Здесь Григорию уместно было бы сказать ей о том, что реально не сложилась «картинка»  его совместной жизни с женой Ларисой, не хватило нужных кубиков, а, может, потерялись, или кто украл. Но Григорий, как и большинство мужчин, не понимал, что важно в данной ситуации знать порядочной и серьезной женщине. Он не умел объясняться, не желал выглядеть жертвой в ее глазах. Для него и так все было очевидно.
Но для Марии женатый мужчина был кем угодно: гражданином, земляком, товарищем, коллегой, но только не мужчиной. Привязать свою судьбу к туго сплетенной конве чужой супружеской жизни – это заведомо обречь себя и других на несчастье. Разрушить легко, да только построить на развалинах что-либо путное нельзя. Слушая Григория, она понимала, что с его семьей случилась беда. Но в какой семье не бывает беды?
- Помни, ты нужна не только всему миру, который якобы ждет твоих молитв, но и своим близким! И не очень близким…. Живым! Мы с тобой нужны друг другу, Манечка, я убежден в этом всей душой!- решился наконец Григорий сказать ей самые главные слова.
И уже более спокойно продолжил:
-Прошу тебя, Мария Павловна, береги себя!
- Я постараюсь, Григорий Николаевич! Спасибо тебе за свежую «Кубанскую» струю жизни в мой замкнутый ныне мирок! Знаешь, как-то все совпало: очень серьезные проблемы в делах, замужество и уход из дома дочери Киры…

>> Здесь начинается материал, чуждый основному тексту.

__global__ void __maxnreg__(128) field_fused_bwd_kernel(const __grid_constant__ FusedParams prm,
                                                                       const __grid_constant__ FusedBwdArgs a,
                                                                       const __grid_constant__ CUtensorMap dfeat_map) {
  extern __shared__ __align__(1024) char smem[];
  const int t = threadIdx.x, lane = t & 31, r = t & (kRows - 1);
  const int uwarp = uniform_warp_idx();
#ifdef NRB_FUSED_TRACE
  int trace_n = 0, itrace_n = 2000;
#endif
  uint64_t* mbars = reinterpret_cast<uint64_t*>(smem + FusedBwdSmem::mbar);
  uint64_t* mb_data = mbars;
  uint64_t* mb_xfull = mbars + 2;
  uint64_t* mb_dfull = mbars + 4;
  uint64_t* mb_ready = mbars + 6;
  uint64_t* mb_done = mbars + 16;
  uint32_t* tmem_slot = reinterpret_cast<uint32_t*>(smem + FusedBwdSmem::tmem);
  float* s_bias = reinterpret_cast<float*>(smem + FusedBwdSmem::bias);
  float* w1row0 = reinterpret_cast<float*>(smem + FusedBwdSmem::w1row0);

  for (int l = 0; l < 5; ++l) {
    const int K = kLK[l];
    const float* src = prm.w[l] + (l == 1 ? 32 : 0);
    char* hi = smem + FusedBwdSmem::w + fb_w_off(l);
    char* mid = hi + fb_w_half(l);
    for (int e = t; e < 32 * K / 2; e += kBThreads) {
      const int n = e / (K / 2), k = 2 * (e - n * (K / 2));
      uint32_t h, m;
      split_bf16_pair(__ldg(src + n * K + k), __ldg(src + n * K + k + 1), h, m);
      const int off = (n >> 3) * (K / 8) * 128 + (k >> 3) * 128 + (n & 7) * 16 + (k & 7) * 2;
      *reinterpret_cast<uint32_t*>(hi + off) = h;
      *reinterpret_cast<uint32_t*>(mid + off) = m;
    }
    for (int j = t; j < 48; j += kBThreads) s_bias[l * 48 + j] = (j < kLOut[l] && prm.b[l] != nullptr) ? __ldg(prm.b[l] + j) : 0.0f;
  }
  if (t < 32) w1row0[t] = __ldg(prm.w[1] + t);
  for (int gq = 0; gq < kBGroups; ++gq) {
    char* base = smem + gq * FusedBwdSmem::group_bytes;
    for (int e = t; e < 4 * 128; e += kBThreads) {
      const int slot = e >> 7, s = e & 127;
      const int off = slot == 0 ? FusedBwdSmem::h1 + 8192 : slot == 1 ? FusedBwdSmem::emb + 12288
                      : slot == 2 ? FusedBwdSmem::g1 + 8192 : FusedBwdSmem::g2x + 8192;
      *reinterpret_cast<uint4*>(base + off + s * 16) = make_uint4(0x00003F80u, 0u, 0u, 0u);
    }
  }
  if (uwarp == 0) tmem_alloc<512>(tmem_slot);
  if (t == 0) {
    for (int i = 0; i < 6; ++i) mbar_init(mbars + i, 1);
    for (int i = 0; i < 10; ++i) mbar_init(mb_ready + i, kRows);
    for (int i = 0; i < 10; ++i) mbar_init(mb_done + i, 1);
  }
  fence_async_smem();
  fence_before_sync();
  __syncthreads();
  fence_after_sync();
  const uint32_t tmem_base = *tmem_slot;
  const int64_t tiles = (a.M + kRows - 1) / kRows;
  const int64_t mine = static_cast<int64_t>(blockIdx.x) < tiles ? (tiles - 1 - blockIdx.x) / gridDim.x + 1 : 0;

  if (uwarp >= 8) {
    const int64_t cnt[2] = {(mine + 1) / 2, mine / 2};
    int64_t it[2] = {0, 0};
    int lcur[2] = {4, 4};
    bool pend[2] = {false, false};
    uint32_t used = 0;
    while (it[0] < cnt[0] || it[1] < cnt[1] || pend[0] || pend[1]) {
      bool progressed = false;
#pragma unroll
      for (int gq = 0; gq < 2; ++gq) {
        char* gsq = smem + gq * FusedBwdSmem::group_bytes;
        if (pend[gq] && mbar_test(mb_done + gq * 5 + 4, static_cast<uint32_t>(it[gq] & 1))) {
          if (elect_one()) {
            const int64_t tile = blockIdx.x + (2 * it[gq] + gq) * gridDim.x;
            mbar_expect_tx(mb_xfull + gq, 16384);
            bulk_load(gsq + FusedBwdSmem::g2x, a.ximg + tile * 1024, 8192, mb_xfull + gq);
            bulk_load(gsq + FusedBwdSmem::g2x + 10240, a.ximg + tile * 1024 + 512, 8192, mb_xfull + gq);
          }
          __syncwarp();
          pend[gq] = false;
          progressed = true;
        }
        if (it[gq] < cnt[gq] && mbar_test(mb_ready + gq * 5 + lcur[gq], static_cast<uint32_t>(it[gq] & 1))) {
          const int l = lcur[gq];
          if (elect_one()) {
            NRB_FTI(100 + gq);
            fence_after_sync();
            const uint32_t base = smem_u32(gsq);
            const uint32_t d_tmem = tmem_base + (static_cast<uint32_t>(kDwLane[l]) << 16) + static_cast<uint32_t>(kDwCol[l]);
            const uint32_t idesc = idesc_bf16(64, 2 * kLK[l] + 8, 1, 1);
            uint64_t da = make_desc(base + FusedBwdSmem::d_hi, 128, 2048), db = make_desc(base + kSlotOff[l], 128, 2048);
            const bool acc0 = (used >> l) & 1u;
#pragma unroll
            for (int ks = 0; ks < kRows / 16; ++ks) {
              mma_bf16_ss(d_tmem, da, db, idesc, acc0 || ks > 0);
              da += 16;
              db += 16;
            }
            if (l == 1) {
              const uint32_t s_tmem = tmem_base + (static_cast<uint32_t>(kSdfLane) << 16) + static_cast<uint32_t>(kSdfCol);
              uint64_t sa = make_desc(base + FusedBwdSmem::d_sdf, 128, 2048), sb = make_desc(base + kSlotOff[1], 128, 2048);
#pragma unroll
              for (int ks = 0; ks < kRows / 16; ++ks) {
                mma_bf16_ss(s_tmem, sa, sb, idesc, acc0 || ks > 0);
                sa += 16;
                sb += 16;
              }
            }
            mma_commit(mb_done + gq * 5 + l);
            NRB_FTI(110 + gq);
          }
          __syncwarp();
          used |= 1u << l;
          if (l == 4) pend[gq] = true;
          if (l == 0) {
            lcur[gq] = 4;
            ++it[gq];
          } else {
            lcur[gq] = l - 1;
          }
          progressed = true;
        }
      }
      if (!progressed) __nanosleep(64);
    }
  } else {
    const int g = uwarp >> 2, wq = uwarp & 3;
    char* gs = smem + g * FusedBwdSmem::group_bytes;
    const uint32_t tg = tmem_base + static_cast<uint32_t>(g * kBCols);
    const uint32_t lane_base = tg + (static_cast<uint32_t>(wq * 32) << 16);
    const float beta = fabsf(__ldg(prm.beta)) + prm.beta_min;
    const bool rank1 = a.dfeature == nullptr;
    uint32_t ph_data = 0;
    float dbeta_acc = 0.0f;

    auto data_step = [&](auto&& issue) {
      fence_before_sync();
      group_barrier(g);
      if (wq == 0) {
        if (elect_one()) {
          fence_after_sync();
          issue();
          mma_commit(mb_data + g);
        }
        __syncwarp();
      }
      mbar_wait(mb_data + g, ph_data);
      ph_data ^= 1;
      fence_after_sync();
    };
    auto issue_fwd = [&](int l) {
      const int K = kLK[l];
      const uint32_t idesc = idesc_bf16(128, 32, 0, 0);
      const uint32_t wb = smem_u32(smem + FusedBwdSmem::w + fb_w_off(l));
      uint64_t bh = make_desc(wb, 128, (K / 8) * 128), bm = make_desc(wb + fb_w_half(l), 128, (K / 8) * 128);
      for (int ks = 0; ks < K / 16; ++ks) {
        mma_bf16_ts(tg + kBAcc, tg + kBAMid + 8 * ks, bh, idesc, ks > 0);
        mma_bf16_ts(tg + kBAcc, tg + kBAHi + 8 * ks, bm, idesc, true);
        mma_bf16_ts(tg + kBAcc, tg + kBAHi + 8 * ks, bh, idesc, true);
        bh += 16;
        bm += 16;
      }
    };
    auto issue_din = [&](int l) {
      const int K = kLK[l];
      const uint32_t idesc = idesc_bf16(128, 32, 0, 1);
      const uint32_t wb = smem_u32(smem + FusedBwdSmem::w + fb_w_off(l));
      const uint32_t kgroup = static_cast<uint32_t>((K / 8) * 128);
      uint64_t bh = make_desc(wb, kgroup, 128), bm = make_desc(wb + fb_w_half(l), kgroup, 128);
      for (int ks = 0; ks < 2; ++ks) {
        mma_bf16_ts(tg + kBAcc, tg + kBDMid + 8 * ks, bh, idesc, ks > 0);
        mma_bf16_ts(tg + kBAcc, tg + kBDHi + 8 * ks, bm, idesc, true);
        mma_bf16_ts(tg + kBAcc, tg + kBDHi + 8 * ks, bh, idesc, true);
        bh += (2 * kgroup) >> 4;
        bm += (2 * kgroup) >> 4;
      }
    };
    auto stage_row32 = [&](const float (&v)[32], int col_hi, int col_mid, char* img_hi, char* img_mid) {
      uint32_t h[16], m[16];
#pragma unroll
      for (int c = 0; c < 16; ++c) split_bf16_pair(v[2 * c], v[2 * c + 1], h[c], m[c]);
      if (col_hi >= 0) {
        tmem_st16(lane_base + static_cast<uint32_t>(col_hi), h);
        tmem_st16(lane_base + static_cast<uint32_t>(col_mid), m);
      }
#pragma unroll
      for (int q = 0; q < 4; ++q) {
        *reinterpret_cast<uint4*>(img_hi + q * 2048 + r * 16) = make_uint4(h[4 * q], h[4 * q + 1], h[4 * q + 2], h[4 * q + 3]);
        *reinterpret_cast<uint4*>(img_mid + q * 2048 + r * 16) = make_uint4(m[4 * q], m[4 * q + 1], m[4 * q + 2], m[4 * q + 3]);
      }
      if (col_hi >= 0) tmem_st_wait();
    };
    auto load_acc = [&](float (&v)[32]) { tmem_load_row<32>(tg + kBAcc, uwarp, 0, v); };
    auto wait_done = [&](int l, int64_t it) { mbar_wait(mb_done + g * 5 + l, static_cast<uint32_t>(it & 1)); };
    auto signal_ready = [&](int l) {
      fence_async_smem();
      mbar_arrive(mb_ready + g * 5 + l);
    };

    uint4 xq[8];
    uint32_t m_h1 = 0, m_g1 = 0, m_g2 = 0;
    auto load_head = [&](int64_t tile) {
      const int64_t rc = min(tile * kRows + r, a.M - 1);
      const uint4* src = a.ximg + tile * 1024 + r;
#pragma unroll
      for (int q = 0; q < 4; ++q) {
        xq[q] = __ldg(src + q * 128);
        xq[4 + q] = __ldg(src + 512 + q * 128);
      }
      m_h1 = __ldg(a.masks + rc), m_g1 = __ldg(a.masks + a.ld + rc), m_g2 = __ldg(a.masks + 2 * a.ld + rc);
    };
    if (g < mine) load_head(blockIdx.x + static_cast<int64_t>(g) * gridDim.x);

    int64_t it = 0;
    for (int64_t k = g; k < mine; k += 2, ++it) {
      const int64_t tile = blockIdx.x + k * gridDim.x;
      const int64_t row = tile * kRows + r;
      const bool ok = row < a.M;
      const int64_t rc = ok ? row : (a.M - 1);
      float v[32];
      NRB_FT(0);
      if (it > 0) wait_done(0, it - 1);
      if (!rank1 && r == 0) {
        mbar_expect_tx(mb_dfull + g, 16384);
        tma_load_rows(gs + FusedBwdSmem::d_hi, &dfeat_map, static_cast<int32_t>(tile * kRows), mb_dfull + g);
      }
      {
        const uint32_t ha[16] = {xq[0].x, xq[0].y, xq[0].z, xq[0].w, xq[1].x, xq[1].y, xq[1].z, xq[1].w,
                                 xq[2].x, xq[2].y, xq[2].z, xq[2].w, xq[3].x, xq[3].y, xq[3].z, xq[3].w};
        const uint32_t ma[16] = {xq[4].x, xq[4].y, xq[4].z, xq[4].w, xq[5].x, xq[5].y, xq[5].z, xq[5].w,
                                 xq[6].x, xq[6].y, xq[6].z, xq[6].w, xq[7].x, xq[7].y, xq[7].z, xq[7].w};
        tmem_st16(lane_base + kBAHi, ha);
        tmem_st16(lane_base + kBAMid, ma);
        tmem_st_wait();
      }
      const uint32_t mh1 = m_h1, mg1 = m_g1, mg2 = m_g2;
      float4 shq[4];
      if (a.actor_grid_id != nullptr && __ldg(a.actor_grid_id + rc) >= 0) {
        float o[16];
        sh16_of_direction(__ldg(a.actor_dirs + 3 * rc), __ldg(a.actor_dirs + 3 * rc + 1), __ldg(a.actor_dirs + 3 * rc + 2), o);
#pragma unroll
        for (int c = 0; c < 4; ++c) shq[c] = make_float4(o[4 * c], o[4 * c + 1], o[4 * c + 2], o[4 * c + 3]);
      } else {
        const float4* shp = reinterpret_cast<const float4*>(a.sh + (rc / a.samples_per_ray) * 16);
#pragma unroll
        for (int c = 0; c < 4; ++c) shq[c] = __ldg(shp + c);
      }
      NRB_FT(10);
      data_step([&] { issue_fwd(0); });
      NRB_FT(20);
      load_acc(v);
#pragma unroll
      for (int j = 0; j < 32; ++j) v[j] = ((mh1 >> j) & 1u) ? v[j] + s_bias[j] : 0.0f;
      stage_row32(v, kBAHi, kBAMid, gs + FusedBwdSmem::h1, gs + FusedBwdSmem::h1 + 10240);
      NRB_FT(11);
      data_step([&] { issue_fwd(1); });
      NRB_FT(21);
      load_acc(v);
#pragma unroll
      for (int j = 0; j < 32; ++j) v[j] += s_bias[48 + 1 + j];
      stage_row32(v, kBAHi, kBAMid, gs + FusedBwdSmem::emb, gs + FusedBwdSmem::emb + 14336);
      {
        uint32_t h[8], m[8];
#pragma unroll
        for (int c = 0; c < 4; ++c) {
          split_bf16_pair(shq[c].x, shq[c].y, h[2 * c], m[2 * c]);
          split_bf16_pair(shq[c].z, shq[c].w, h[2 * c + 1], m[2 * c + 1]);
        }
#pragma unroll
        for (int q = 0; q < 2; ++q) {
          const uint32_t hq[4] = {h[4 * q], h[4 * q + 1], h[4 * q + 2], h[4 * q + 3]};
          const uint32_t mq[4] = {m[4 * q], m[4 * q + 1], m[4 * q + 2], m[4 * q + 3]};
          tmem_st4(lane_base + static_cast<uint32_t>(kBAHi + 16 + 4 * q), hq);
          tmem_st4(lane_base + static_cast<uint32_t>(kBAMid + 16 + 4 * q), mq);
          *reinterpret_cast<uint4*>(gs + FusedBwdSmem::emb + (4 + q) * 2048 + r * 16) = make_uint4(hq[0], hq[1], hq[2], hq[3]);
          *reinterpret_cast<uint4*>(gs + FusedBwdSmem::emb + 14336 + (4 + q) * 2048 + r * 16) = make_uint4(mq[0], mq[1], mq[2], mq[3]);
        }
        tmem_st_wait();
      }
      NRB_FT(12);
      data_step([&] { issue_fwd(2); });
      NRB_FT(22);
      load_acc(v);
#pragma unroll
      for (int j = 0; j < 32; ++j) v[j] = ((mg1 >> j) & 1u) ? v[j] + s_bias[2 * 48 + j] : 0.0f;
      stage_row32(v, kBAHi, kBAMid, gs + FusedBwdSmem::g1, gs + FusedBwdSmem::g1 + 10240);
      NRB_FT(13);
      data_step([&] { issue_fwd(3); });
      NRB_FT(23);
      load_acc(v);
#pragma unroll
      for (int j = 0; j < 32; ++j) v[j] = ((mg2 >> j) & 1u) ? v[j] + s_bias[3 * 48 + j] : 0.0f;
      stage_row32(v, -1, -1, gs + FusedBwdSmem::g2x, gs + FusedBwdSmem::g2x + 10240);

      float demb[32];
      NRB_FT(50);
      if (!rank1) {
        mbar_wait(mb_dfull + g, static_cast<uint32_t>(it & 1));
        const char* rowp = gs + FusedBwdSmem::d_hi + r * 128;
#pragma unroll
        for (int c = 0; c < 8; ++c) {
          const float4 q4 = *reinterpret_cast<const float4*>(rowp + ((c ^ (r & 7)) << 4));
          demb[4 * c] = q4.x;
          demb[4 * c + 1] = q4.y;
          demb[4 * c + 2] = q4.z;
          demb[4 * c + 3] = q4.w;
        }
        group_barrier(g);
      } else {
        const float wgt = __ldg(a.weights + rc);
        const float4* dfp = reinterpret_cast<const float4*>(a.dfeat_ray + (rc / a.samples_per_ray) * 32);
#pragma unroll
        for (int c = 0; c < 8; ++c) {
          const float4 q4 = __ldg(dfp + c);
          demb[4 * c] = wgt * q4.x;
          demb[4 * c + 1] = wgt * q4.y;
          demb[4 * c + 2] = wgt * q4.z;
          demb[4 * c + 3] = wgt * q4.w;
        }
      }
#pragma unroll
      for (int j = 0; j < 32; ++j) demb[j] = ok ? demb[j] : 0.0f;
      stage_row32(demb, kBDHi, kBDMid, gs + FusedBwdSmem::d_hi, gs + FusedBwdSmem::d_mid);
      signal_ready(4);
      float a_v = 0.0f, sd_v = 0.0f, da_v = 0.0f, ds_v = 0.0f;
      if (ok) {
        a_v = __ldg(a.alpha + row), sd_v = __ldg(a.sdf + row);
        da_v = a.dalpha != nullptr ? __ldg(a.dalpha + row) : 0.0f;
        ds_v = a.dsdf != nullptr ? __ldg(a.dsdf + row) : 0.0f;
      }
      NRB_FT(34);
      data_step([&] { issue_din(4); });
      NRB_FT(44);
      load_acc(v);
#pragma unroll
      for (int j = 0; j < 32; ++j) v[j] = ((mg2 >> j) & 1u) ? v[j] : 0.0f;
      NRB_FT(54);
      wait_done(4, it);
      NRB_FT(64);
      stage_row32(v, kBDHi, kBDMid, gs + FusedBwdSmem::d_hi, gs + FusedBwdSmem::d_mid);
      signal_ready(3);
      NRB_FT(33);
      data_step([&] { issue_din(3); });
      NRB_FT(43);
      load_acc(v);
#pragma unroll
      for (int j = 0; j < 32; ++j) v[j] = ((mg1 >> j) & 1u) ? v[j] : 0.0f;
      NRB_FT(53);
      wait_done(3, it);
      NRB_FT(63);
      stage_row32(v, kBDHi, kBDMid, gs + FusedBwdSmem::d_hi, gs + FusedBwdSmem::d_mid);
      signal_ready(2);
      NRB_FT(32);
      data_step([&] { issue_din(2); });
      NRB_FT(42);
      load_acc(v);
#pragma unroll
      for (int j = 0; j < 32; ++j) demb[j] += v[j];
      float dsdf_v = 0.0f;
      if (ok) {
        const float sg = a_v * (1.0f - a_v);
        dsdf_v = ds_v - da_v * beta * sg;
        dbeta_acc -= da_v * sd_v * sg;
      }
      NRB_FT(52);
      wait_done(2, it);
      NRB_FT(62);
      stage_row32(demb, kBDHi, kBDMid, gs + FusedBwdSmem::d_hi, gs + FusedBwdSmem::d_mid);
      {
        uint32_t h, m;
        split_bf16_pair(dsdf_v, 0.0f, h, m);
        *reinterpret_cast<uint4*>(gs + FusedBwdSmem::d_sdf + r * 16) = make_uint4((h & 0xFFFFu) | (m << 16), 0u, 0u, 0u);
      }
      signal_ready(1);
      NRB_FT(31);
      data_step([&] { issue_din(1); });
      NRB_FT(41);
      load_acc(v);
#pragma unroll
      for (int j = 0; j < 32; ++j) {
        const float d = fmaf(dsdf_v, w1row0[j], v[j]);
        v[j] = ((mh1 >> j) & 1u) ? d : 0.0f;
      }
      NRB_FT(51);
      wait_done(1, it);
      NRB_FT(61);
      stage_row32(v, kBDHi, kBDMid, gs + FusedBwdSmem::d_hi, gs + FusedBwdSmem::d_mid);
      NRB_FT(70);
      mbar_wait(mb_xfull + g, static_cast<uint32_t>(it & 1));
      NRB_FT(71);
      signal_ready(0);
      if (k + 2 < mine) load_head(blockIdx.x + (k + 2) * gridDim.x);
      if (a.dximg != nullptr) {
        NRB_FT(30);
        data_step([&] { issue_din(0); });
        NRB_FT(40);
        load_acc(v);
        float4* dst = a.dximg + tile * 1024 + r;
#pragma unroll
        for (int c = 0; c < 8; ++c) dst[c * 128] = make_float4(v[4 * c], v[4 * c + 1], v[4 * c + 2], v[4 * c + 3]);
      }
    }
    if (it > 0) wait_done(0, it - 1);
    const float sb = warp_sum(dbeta_acc);
    if (lane == 0 && a.dbeta != nullptr && sb != 0.0f) {
      const float b0 = __ldg(prm.beta);
      atomicAdd(a.dbeta, sb * (b0 > 0.0f ? 1.0f : (b0 < 0.0f ? -1.0f : 0.0f)));
    }
  }
  fence_before_sync();
  __syncthreads();
  fence_after_sync();
  if (mine > 0 && uwarp < 4) {
    const int wq = uwarp, half = lane >> 4, j = wq * 16 + (lane & 15);
#pragma unroll
    for (int u = 0; u < 6; ++u) {
      const int l = u < 5 ? u : 1;
      const int K = u < 5 ? kLK[u] : 32;
      const int col = u < 5 ? kDwCol[u] : kSdfCol, lane_off = u < 5 ? kDwLane[u] : kSdfLane;
      const uint32_t taddr = tmem_base + (static_cast<uint32_t>(wq * 32) << 16) + static_cast<uint32_t>(col);
      const int wrow = u == 5 ? 0 : (u == 1 ? (j & 31) + 1 : (j & 31));
      const bool mine_row = (half == (lane_off >> 4)) && (u == 5 ? j < 2 : true);
#pragma unroll
      for (int c = 0; c < 6; ++c) {
        if (c * 8 < K) {
          float hi8[8], mid8[8];
          tmem_ld8(taddr + c * 8, hi8);
          tmem_ld8(taddr + K + 8 + c * 8, mid8);
          tmem_ld_wait();
          if (mine_row && a.dw[l] != nullptr) {
#pragma unroll
            for (int i = 0; i < 8; ++i) atomicAdd(a.dw[l] + wrow * K + c * 8 + i, hi8[i] + mid8[i]);
          }
        }
      }
      float b8[8];
      tmem_ld8(taddr + K, b8);
      tmem_ld_wait();
      if (mine_row && a.db[l] != nullptr) atomicAdd(a.db[l] + wrow, b8[0]);
    }
  }
  fence_before_sync();
  __syncthreads();
  if (uwarp == 0) tmem_free<512>(tmem_base);
}

}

-Манечка, я все понял еще в Киеве. И совершил свой вояж сюда по первому зову сердца, хотя я совершенно не «просветленный»! Но я обязательно разбужу свою душу и заставлю-таки ее трудиться «и день, и ночь! И день, и ночь!» Видишь, поэзия мне тоже не чужда! – шутливой иронией он пытался прикрыть свое смущение. -  Я тебе обещаю, Манечка! Ты помнишь, когда мы подростками пели рождественские колядки, я всегда становился рядом с тобой, сам не понимая почему? И в школьном хоре тоже. Мне легко было петь только рядом с тобой…
Это было созвучно? Ты помнишь?
- Да, я помню! Может быть…- совершенно растерялась Мария.
- Знай, через месяц я снова прилечу в Киев. За Васяткой! И непременно увезу тебя  в Краснодар! В казачью столицу! Это для нас с тобой лучший город Земли! Тебе, Манечка, позарез не хватает энергии и любви родной Кубани, как и каждому человеку, надолго оторванному от малой родины. Подумай, пожалуйста, об этом!
- Я подумаю, Гриня. Обещаю тебе! – взволнованно откликалась она в ответ на его эмоциональный, искренний натиск.
 - Я не прощаюсь с тобой, моя дорогая кубанская казачка,- крепко обняв Марию, негромко, но твердо сказал он.
Такси с Куртом и Григорием, медленно тронувшись, стало набирать скорость. Григорий невольно оглянулся назад, туда, где осталась стоять Мария.
Он еще раз увидел ее стройную фигуру с высоко поднятой рукой. За ее спиной были широко раскрыты монастырские ворота, а за ними на фоне чистого утреннего неба возвышался величественный Храм с пятью зелеными куполами.